I've frozen to death at the 500 and melted in the failed-tire-fiasco that was the 2008 Brickyard, when tires were blowing out left and right and they had to bring in the cars every 5 laps for new ones. I've seen 4 races pregnant, and wondered why I thought sitting in Indiana's 90-degree July heat was a good idea. I was keeping hydrated, but had to pee about every 10 laps. I saw Danica Patrick nearly become the first woman to win at Indy, when 250,000+ people were on their feet, cheering for a chance at history.

And the whole time, I had Hubby and Grandpa with me. I never met my grandfather, so he's as special to me as if he were a blood relative. But this year, after a terribly slow and painful walk into the track in May, Grandpa admitted his knees weren't up for the Brickyard this year. He's gonna talk to his doctor and see what he needs to do to be in top shape by the next 500. Can't let that nearly 50-year attendance streak die so easily.

Hubby stayed home with a mystery illness that we now know is an ulcer. Like HOME home. I drove to Indy without him. I couldn't believe that I was doing all the things we normally do on race day, just me and my brother-in-law. I was even more impressed that I remembered the back way into the neighborhood where we park, without needing my brother-in-law's GPS or the over-the-phone walk-through with a map in front of me that Hubby insisted on the night before.

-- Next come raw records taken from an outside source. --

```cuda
int build_plan(mp_engine* E) {
  const Tables& T = E->T;
  RenderPlan& R = E->R;
  R.view_w = T.view_l + T.view_r + 1; R.view_h = T.view_f + T.view_b + 1;
  R.player_bytes = R.view_w * R.view_h * 192;
  R.world_bytes = T.H * T.W * 192;
  R.grid_bytes = T.L * T.cells_pad * 2;
  R.n_total = E->n_total;
  R.atlas_bytes = R.n_total * 1024;
  R.rec_stride = (int)round_up(T.L + 1, 4);
  R.magic_view_h = (65536u + R.view_h - 1) / R.view_h;
  int off = 128;
  R.off_atlas = off; off += round_up(R.atlas_bytes, 128);
  R.off_pair = off; off += round_up(R.n_total * R.n_total, 128);
  R.off_map = off; off += round_up((T.P + 1) * R.n_total * 2, 128);
  R.off_team0 = off;
  const int f_teams = (E->flags >> MP_FLAG_LAYOUT_TEAMS_SHIFT) & 7, f_warps = (E->flags >> MP_FLAG_LAYOUT_WARPS_SHIFT) & 31,
            f_wlog = (E->flags >> MP_FLAG_LAYOUT_WLOG_SHIFT) & 3;
  const bool forced = (E->flags & MP_FLAG_LAYOUT_MASK) != 0;
  if (forced) {
    if (f_teams < 2 || f_teams > RENDER_MAX_TEAMS || f_warps < 4 || f_warps > TEAM_THREADS / 32 || f_wlog < 1 || f_wlog > 2)
      return fail(MP_E_INVALID, "render layout (%d teams, %d warps, wstrip_log2 %d) outside 2-%d / 4-%d / 1-2", f_teams, f_warps, f_wlog,
                  RENDER_MAX_TEAMS, TEAM_THREADS / 32);
    if (f_teams * f_warps > RENDER_MAX_THREADS / 32)
      return fail(MP_E_UNSUPPORTED, "render layout of %d teams x %d warps exceeds %d threads per CTA", f_teams, f_warps, RENDER_MAX_THREADS);
  }
  R.smem_bytes = 1 << 30;
  int need_forced = 0;
  double best = -1.0;
  for (int teams = 2; teams <= RENDER_MAX_TEAMS; ++teams)
    for (int warps = TEAM_THREADS / 32; warps >= 4; --warps) {
      if (teams * warps > RENDER_MAX_THREADS / 32) continue;
      if (forced && (teams != f_teams || warps != f_warps)) continue;
      for (int wlog = 2; wlog >= 1; --wlog) {
        if (forced && wlog != f_wlog) continue;
        const int stage = RENDER_SLOTS * round_up(std::max(R.view_w * 192, T.W * 24 * (1 << wlog)), 128);
        const int team_bytes = round_up(R.grid_bytes, 128) + round_up(T.cells * R.rec_stride * 2, 128) + warps * stage;
        const int total = R.off_team0 + teams * team_bytes;
        if (forced) need_forced = total;
        if (total > kRenderSmemLimit) continue;
        const double items = T.P * R.view_h + (8 >> wlog) * T.H, per_warp = items / warps;
        const double score = std::min(teams * warps, 18) * per_warp / (per_warp + 4.0) * (wlog == 2 ? 1.0 : 0.85) * (1.0 + 0.1 * teams);
        if (score > best + 1e-9) {
          best = score;
          R.n_teams = teams; R.team_threads = warps * 32; R.wstrip_log2 = wlog; R.stage_bytes = stage;
          R.toff_grid = 0; R.toff_rec = round_up(R.grid_bytes, 128);
          R.toff_stage = R.toff_rec + round_up(T.cells * R.rec_stride * 2, 128);
          R.team_stride = team_bytes; R.smem_bytes = total;
        }
      }
    }
  if (forced && R.smem_bytes > kRenderSmemLimit)
    return fail(MP_E_UNSUPPORTED, "render layout (%d teams, %d warps, wstrip_log2 %d) needs %d B of shared memory (> %d)", f_teams, f_warps,
                f_wlog, need_forced, kRenderSmemLimit);
  if (R.smem_bytes > kRenderSmemLimit) return fail(MP_E_UNSUPPORTED, "render kernel needs %d B of shared memory (> 227 KB)", R.smem_bytes);
  return MP_OK;
}

__global__ void k_debug_obs(Tables T, State S, int32_t* position, int32_t* orientation, int32_t* layer, int32_t* zap, int view_w, int view_h) {
  const int b = blockIdx.x, P = T.P;
  const int32_t* av = S.avatar + (size_t)b * P * 4;
  for (int p = threadIdx.x; p < P; p += blockDim.x) {
    if (position) { position[((size_t)b * P + p) * 2] = av[p * 4 + AV_X]; position[((size_t)b * P + p) * 2 + 1] = av[p * 4 + AV_Y]; }
    if (orientation) orientation[(size_t)b * P + p] = av[p * 4 + AV_ORIENT];
  }
  if (layer) {
    const int per_player = view_h * view_w * T.L;
    const uint16_t* grid = S.grid + (size_t)b * T.L * T.cells_pad;
    for (int i = threadIdx.x; i < P * per_player; i += blockDim.x) {
      const int p = i / per_player, r = i - p * per_player, l = r % T.L, c = r / T.L, vx = c % view_w, vy = c / view_w;
      int x = av[p * 4 + AV_X] - T.view_l + vx, y = av[p * 4 + AV_Y] - T.view_f + vy;
      int32_t v = -1;
      if (wrap_or_reject(T, x, y)) { const uint16_t g = grid[(size_t)l * T.cells_pad + y * T.W + x]; v = g ? ((g - 1) >> 2) + 1 : 0; }
      layer[(size_t)b * P * per_player + i] = v;
    }
  }
  if (zap) {
    for (int i = threadIdx.x; i < P * P; i += blockDim.x) zap[(size_t)b * P * P + i] = 0;
    __syncthreads();
    const int n = min(S.n_events[b], S.max_events);
// ... 535 lines not shown
  memcpy(&hd, host_src, sizeof(hd));
  if (memcmp(hd.magic, "MPS3", 4) != 0 || hd.version != 3u) return fail(MP_E_INVALID, "mp_state_load: not a snapshot (or one of an older engine)");
  if (hd.num_envs != (uint64_t)h->B || hd.payload_bytes != h->state_bytes || hd.n_spans != h->state_spans.size())
    return fail(MP_E_INVALID, "mp_state_load: snapshot of %llu envs / %llu bytes does not fit this engine (%d envs / %llu bytes)",
                (unsigned long long)hd.num_envs, (unsigned long long)hd.payload_bytes, h->B, (unsigned long long)h->state_bytes);
  if (nbytes != sizeof(SnapshotHeader) + hd.payload_bytes)
    return fail(MP_E_INVALID, "mp_state_load: buffer of %llu bytes, snapshot needs %llu (truncated?)", (unsigned long long)nbytes,
                (unsigned long long)(sizeof(SnapshotHeader) + hd.payload_bytes));
  if (hd.blob_hash != h->blob_hash) return fail(MP_E_INVALID, "mp_state_load: snapshot was taken from a different compiled substrate");
  if (hd.rng_key0 != h->S.seed) return fail(MP_E_INVALID, "mp_state_load: snapshot was taken with a different seed / env_index_base (key %llu, engine %llu)",
                                            (unsigned long long)hd.rng_key0, (unsigned long long)h->S.seed);
  DeviceGuard guard(h->device);
  cudaStream_t st = (cudaStream_t)stream;
  const uint8_t* src = static_cast<const uint8_t*>(host_src) + sizeof(hd);
  for (const auto& sp : h->state_spans) {
    CUDA_TRY(cudaMemcpyAsync(sp.first, src, sp.second, cudaMemcpyHostToDevice, st));
    src += sp.second;
  }
  int rc = launch_render(h, st);
  if (rc) return rc;
  CUDA_TRY(cudaStreamSynchronize(st));
  return MP_OK;
}

int mp_launch_count(mp_handle h, uint64_t* out) {
  if (!h || !out) return fail(MP_E_INVALID, "null argument");
  *out = h->launches;
  return MP_OK;
}

int mp_debug_render_plan(mp_handle h, int32_t out[MP_RENDER_PLAN_FIELDS]) {
  if (!h || !out) return fail(MP_E_INVALID, "mp_debug_render_plan: null argument");
  const RenderPlan& R = h->R;
  const int32_t v[MP_RENDER_PLAN_FIELDS] = {R.n_teams, R.team_threads, R.wstrip_log2, R.smem_bytes, R.n_total, R.rec_stride, R.stage_bytes,
                                            R.grid_bytes, h->lane_map_players, h->lane_map_world, h->inst_ncp, h->inst_ncw};
  memcpy(out, v, sizeof v);
  return MP_OK;
}

int mp_debug_render_tables(mp_handle h, int32_t* n_total, uint8_t* pair, uint8_t* flags) {
  if (!h) return fail(MP_E_INVALID, "null handle");
  if (n_total) *n_total = h->n_total;
  if (pair) memcpy(pair, h->host_pair.data(), h->host_pair.size());
  if (flags) memcpy(flags, h->host_sflags.data(), h->host_sflags.size());
  return MP_OK;
}

int mp_debug_observations(mp_handle h, int32_t* position, int32_t* orientation, int32_t* layer, int32_t* zap_matrix, void* stream) {
  if (!h) return fail(MP_E_INVALID, "null handle");
  DeviceGuard guard(h->device);
  k_debug_obs<<<h->B, 128, 0, (cudaStream_t)stream>>>(h->T, h->S, position, orientation, layer, zap_matrix, h->R.view_w, h->R.view_h);
  ++h->launches;
  CUDA_TRY(cudaGetLastError());
  return MP_OK;
}

int mp_debug_lane_map(int n_rows, int n_cells, int pitch_slots, int iters, int scattered, uint32_t out[32]) {
  if (!out || (n_rows != 8 && n_rows != 4 && n_rows != 2) || n_cells < 1 || n_cells > 62 || iters < 1 || iters > 5) return fail(MP_E_INVALID, "mp_debug_lane_map: bad arguments");
  if (!scattered) { if (n_cells > (32 / n_rows) * iters) return fail(MP_E_INVALID, "mp_debug_lane_map: too few turns"); make_lane_map_cells(n_rows, n_cells, pitch_slots, iters, out); return MP_OK; }
  if (!make_lane_map(n_rows, n_cells, pitch_slots, iters, out)) return fail(MP_E_UNSUPPORTED, "no conflict-free dealing for %d rows x %d cells in %d turns", n_rows, n_cells, iters);
  return MP_OK;
}

int mp_algorithmic_bytes(mp_handle h, uint64_t* per_env_step, uint64_t* render_per_env_step) {
  if (!h) return fail(MP_E_INVALID, "null handle");
  if (per_env_step) *per_env_step = h->algo_bytes;
  if (render_per_env_step) *render_per_env_step = h->render_bytes;
// ... 5 lines not shown
```

meltingpot_b200/csrc/render.cuh:

```cuda
#pragma once

#include <cstdio>

#include "common.cuh"

#define RENDER_MAX_TEAMS 4
#define RENDER_MAX_THREADS 1024
#ifndef TEAM_THREADS
#define TEAM_THREADS 512
#endif
#ifndef RENDER_SLOTS
#define RENDER_SLOTS 1
#endif

struct RenderPlan {
  int view_w, view_h;
  int player_bytes;
  int world_bytes;
  int grid_bytes;
  int atlas_bytes;
  int n_total;
  int rec_stride;
  uint32_t magic_view_h;
  int off_atlas, off_pair, off_map, off_team0, team_stride;
  int toff_grid, toff_rec, toff_stage;
  int wstrip_log2;
  int stage_bytes;
  int smem_bytes;
  int team_threads;
  int n_teams;
  int n_player_items, n_items;
  int prow_bytes, wrow_bytes;
  int pitem_bytes, witem_bytes;
  int h_oob, h_oov;
  int h_empty;
  uint32_t pmap[32], wmap[32];
};

__device__ __forceinline__ uint32_t smem_u32(const void* p) { return (uint32_t)__cvta_generic_to_shared(p); }

__device__ __forceinline__ void mbar_init(uint64_t* bar, int count) {
  asm volatile("mbarrier.init.shared::cta.b64 [%0], %1;" ::"r"(smem_u32(bar)), "r"(count));
}
__device__ __forceinline__ void mbar_expect_tx(uint64_t* bar, uint32_t bytes) {
  asm volatile("mbarrier.arrive.expect_tx.shared::cta.b64 _, [%0], %1;" ::"r"(smem_u32(bar)), "r"(bytes) : "memory");
}
__device__ __forceinline__ void mbar_wait(uint64_t* bar, uint32_t parity) {
  asm volatile(
      "{\n"
      ".reg .pred p;\n"
      "WAIT_%=:\n"
      "mbarrier.try_wait.parity.shared::cta.b64 p, [%0], %1;\n"
      "@p bra DONE_%=;\n"
      "bra WAIT_%=;\n"
      "DONE_%=:\n"
      "}\n" ::"r"(smem_u32(bar)), "r"(parity) : "memory");
}
__device__ __forceinline__ void bulk_load(void* dst_smem, const void* src_gmem, uint32_t bytes, uint64_t* bar) {
// ... 7 lines not shown
  return policy;
}
__device__ __forceinline__ void bulk_store(void* dst_gmem, const void* src_smem, uint32_t bytes, uint64_t policy) {
  asm volatile("cp.async.bulk.global.shared::cta.bulk_group.L2::cache_hint [%0], [%1], %2, %3;" ::"l"(dst_gmem), "r"(smem_u32(src_smem)),
               "r"(bytes), "l"(policy)
               : "memory");
  asm volatile("cp.async.bulk.commit_group;" ::: "memory");
}
template <int N>
__device__ __forceinline__ void bulk_wait_read() {
  asm volatile("cp.async.bulk.wait_group.read %0;" ::"n"(N) : "memory");
}
__device__ __forceinline__ void fence_async_smem() { asm volatile("fence.proxy.async.shared::cta;" ::: "memory"); }
__device__ __forceinline__ void group_sync(int bar_id, int threads) { asm volatile("bar.sync %0, %1;" ::"r"(bar_id), "r"(threads) : "memory"); }

__device__ __forceinline__ uint32_t blend_px(uint32_t dst, uint32_t src) {
  const uint32_t a = src >> 24;
  const uint32_t ia = 255u - a;
  uint32_t rb = (src & 0x00FF00FFu) * a + (dst & 0x00FF00FFu) * ia;
  uint32_t g = ((src >> 8) & 0xFFu) * a + ((dst >> 8) & 0xFFu) * ia;
  rb += 0x00010001u; rb += (rb >> 8) & 0x00FF00FFu; rb = (rb >> 8) & 0x00FF00FFu;
  g += 1u; g += g >> 8; g = (g >> 8) & 0xFFu;
  return rb | (g << 8);
}

#define ENT_SHIFT 13
#define ENT_VALUE 0x1fff
#define ENT_OPAQUE 0x2000
#define ENT_REMAP 0x4000
#define ENT_BINARY 0x8000

__device__ __forceinline__ uint32_t select_px(uint32_t dst, uint32_t src) { return (int32_t)src < 0 ? src : dst; }

__device__ __forceinline__ void compose_row(uint32_t px[8], const uint8_t* __restrict__ s_atlas, const uint16_t* __restrict__ rec,
                                            const int16_t* __restrict__ s_map, int viewer_orient, int py) {
  const int n = rec[0];
#pragma unroll
  for (int k = 0; k < 8; ++k) px[k] = 0;
  for (int k = 1; k <= n; ++k) {
    const uint32_t e = rec[k];
    int sprite = (e & ENT_VALUE) >> 2;
    if (e & ENT_REMAP) sprite = s_map[sprite];
    const int facing = ((int)(e & 3) - viewer_orient) & 3;
    const uint8_t* t = s_atlas + (sprite * 4 + facing) * 256 + py * 16;
    const uint4 lo = *reinterpret_cast<const uint4*>(t);
    const uint4 hi = *reinterpret_cast<const uint4*>(t + 128);
    if (e & ENT_BINARY) {
      px[0] = select_px(px[0], lo.x); px[1] = select_px(px[1], lo.y); px[2] = select_px(px[2], lo.z); px[3] = select_px(px[3], lo.w);
      px[4] = select_px(px[4], hi.x); px[5] = select_px(px[5], hi.y); px[6] = select_px(px[6], hi.z); px[7] = select_px(px[7], hi.w);
    } else {
      px[0] = blend_px(px[0], lo.x); px[1] = blend_px(px[1], lo.y); px[2] = blend_px(px[2], lo.z); px[3] = blend_px(px[3], lo.w);
      px[4] = blend_px(px[4], hi.x); px[5] = blend_px(px[5], hi.y); px[6] = blend_px(px[6], hi.z); px[7] = blend_px(px[7], hi.w);
    }
  }
}

#define REC_FAST 0x8000

template <int LMAX>
__device__ __forceinline__ void cell_pass(const Tables& T, const RenderPlan& R, const uint16_t* __restrict__ s_grid, uint16_t* __restrict__ s_rec,
                                          const uint8_t* __restrict__ s_flags, const uint8_t* __restrict__ s_pair, int gtid, int gthreads, uint32_t dbg) {
  for (int c = gtid; c < T.cells; c += gthreads) {
    uint32_t v[LMAX];
#pragma unroll
    for (int l = 0; l < LMAX; ++l) v[l] = l < T.L ? s_grid[l * T.cells_pad + c] : 0u;
    uint32_t nz = 0, oq = 0;
#pragma unroll
    for (int l = 0; l < LMAX; ++l) {
      const uint32_t f = v[l] ? s_flags[(v[l] - 1) >> 2] : 8u;
      nz |= ((f & 8u) ? 0u : 1u) << l;
      oq |= (f & 1u) << l;
    }
    oq &= ~1u;
    const int lo = oq ? 31 - __clz(oq) : 0;
    uint32_t cand = nz & (0xffffffffu << lo);
    uint16_t* r = s_rec + c * R.rec_stride;
    int n = 0;
    uint32_t cur = 0, cf = 0;
    bool merging = true;
    while (cand) {
      const int l = __ffs(cand) - 1;
      cand &= cand - 1;
      const uint32_t vl = s_grid[l * T.cells_pad + c];
      if (cur == 0) { cur = vl; cf = s_flags[(vl - 1) >> 2]; continue; }
      if (merging) {
        const uint32_t m = s_pair[((cur - 1) >> 2) * R.n_total + ((vl - 1) >> 2)];
        if (m && (((cur - 1) ^ (vl - 1)) & 3u) == 0) { cur = 1 + m * 4 + ((vl - 1) & 3u); cf = 5; continue; }
        merging = false;
      }
      r[1 + n++] = (uint16_t)((cur - 1) | (cf << ENT_SHIFT));
      cur = vl; cf = s_flags[(vl - 1) >> 2];
    }
    if (cur) r[1 + n++] = (uint16_t)((cur - 1) | (cf << ENT_SHIFT));
    if ((n == 1 && (cf & 1u)) || ((dbg & 256u) && cur)) r[0] = (uint16_t)(REC_FAST | (cur - 1));
    else r[0] = n ? (uint16_t)n : (uint16_t)R.h_empty;
  }
}

__device__ __forceinline__ void store_row(uint8_t* dst, const uint32_t px[8]) {
  uint2 a, b, c;
  a.x = __byte_perm(px[0], px[1], 0x4210); a.y = __byte_perm(px[1], px[2], 0x5421);
  b.x = __byte_perm(px[2], px[3], 0x6542); b.y = __byte_perm(px[4], px[5], 0x4210);
  c.x = __byte_perm(px[5], px[6], 0x5421); c.y = __byte_perm(px[6], px[7], 0x6542);
  uint2* d = reinterpret_cast<uint2*>(dst);
  d[0] = a; d[1] = b; d[2] = c;
}

__device__ __forceinline__ void fast_row(uint32_t px[8], const uint8_t* __restrict__ s_atlas, int h, int py) {
  const uint8_t* t = s_atlas + (h & 0x7fff) * 256 + py * 16;
  const uint4 lo = *reinterpret_cast<const uint4*>(t);
  const uint4 hi = *reinterpret_cast<const uint4*>(t + 128);
  px[0] = lo.x; px[1] = lo.y; px[2] = lo.z; px[3] = lo.w; px[4] = hi.x; px[5] = hi.y; px[6] = hi.z; px[7] = hi.w;
}

struct ViewerInfo {
  int ax, ay, ao, alive, fdx, fdy, rdx, rdy;
};
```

I couldn't tell you road names, but I knew exactly where I was going.

Hubby's cousin and her boyfriend used two of the tickets too. The four of us had fun, and maybe this was foreshadowing what is to come - the younger generation taking over. We probably won't wait until 13 before we take Nathaniel to his first race, if we have the opportunity. And I was kinda "in charge." I still feel like a kid a lot of the time, especially with family (never mind the fact that next month I'm turning th... thhh... well I can't say it, but that number after 29).

I texted Hubby throughout the race, knowing it pained him to be missing it, but I couldn't NOT turn to him when something happened. I had to have him to talk to.

And I hope I don't ever have to do that all again alone.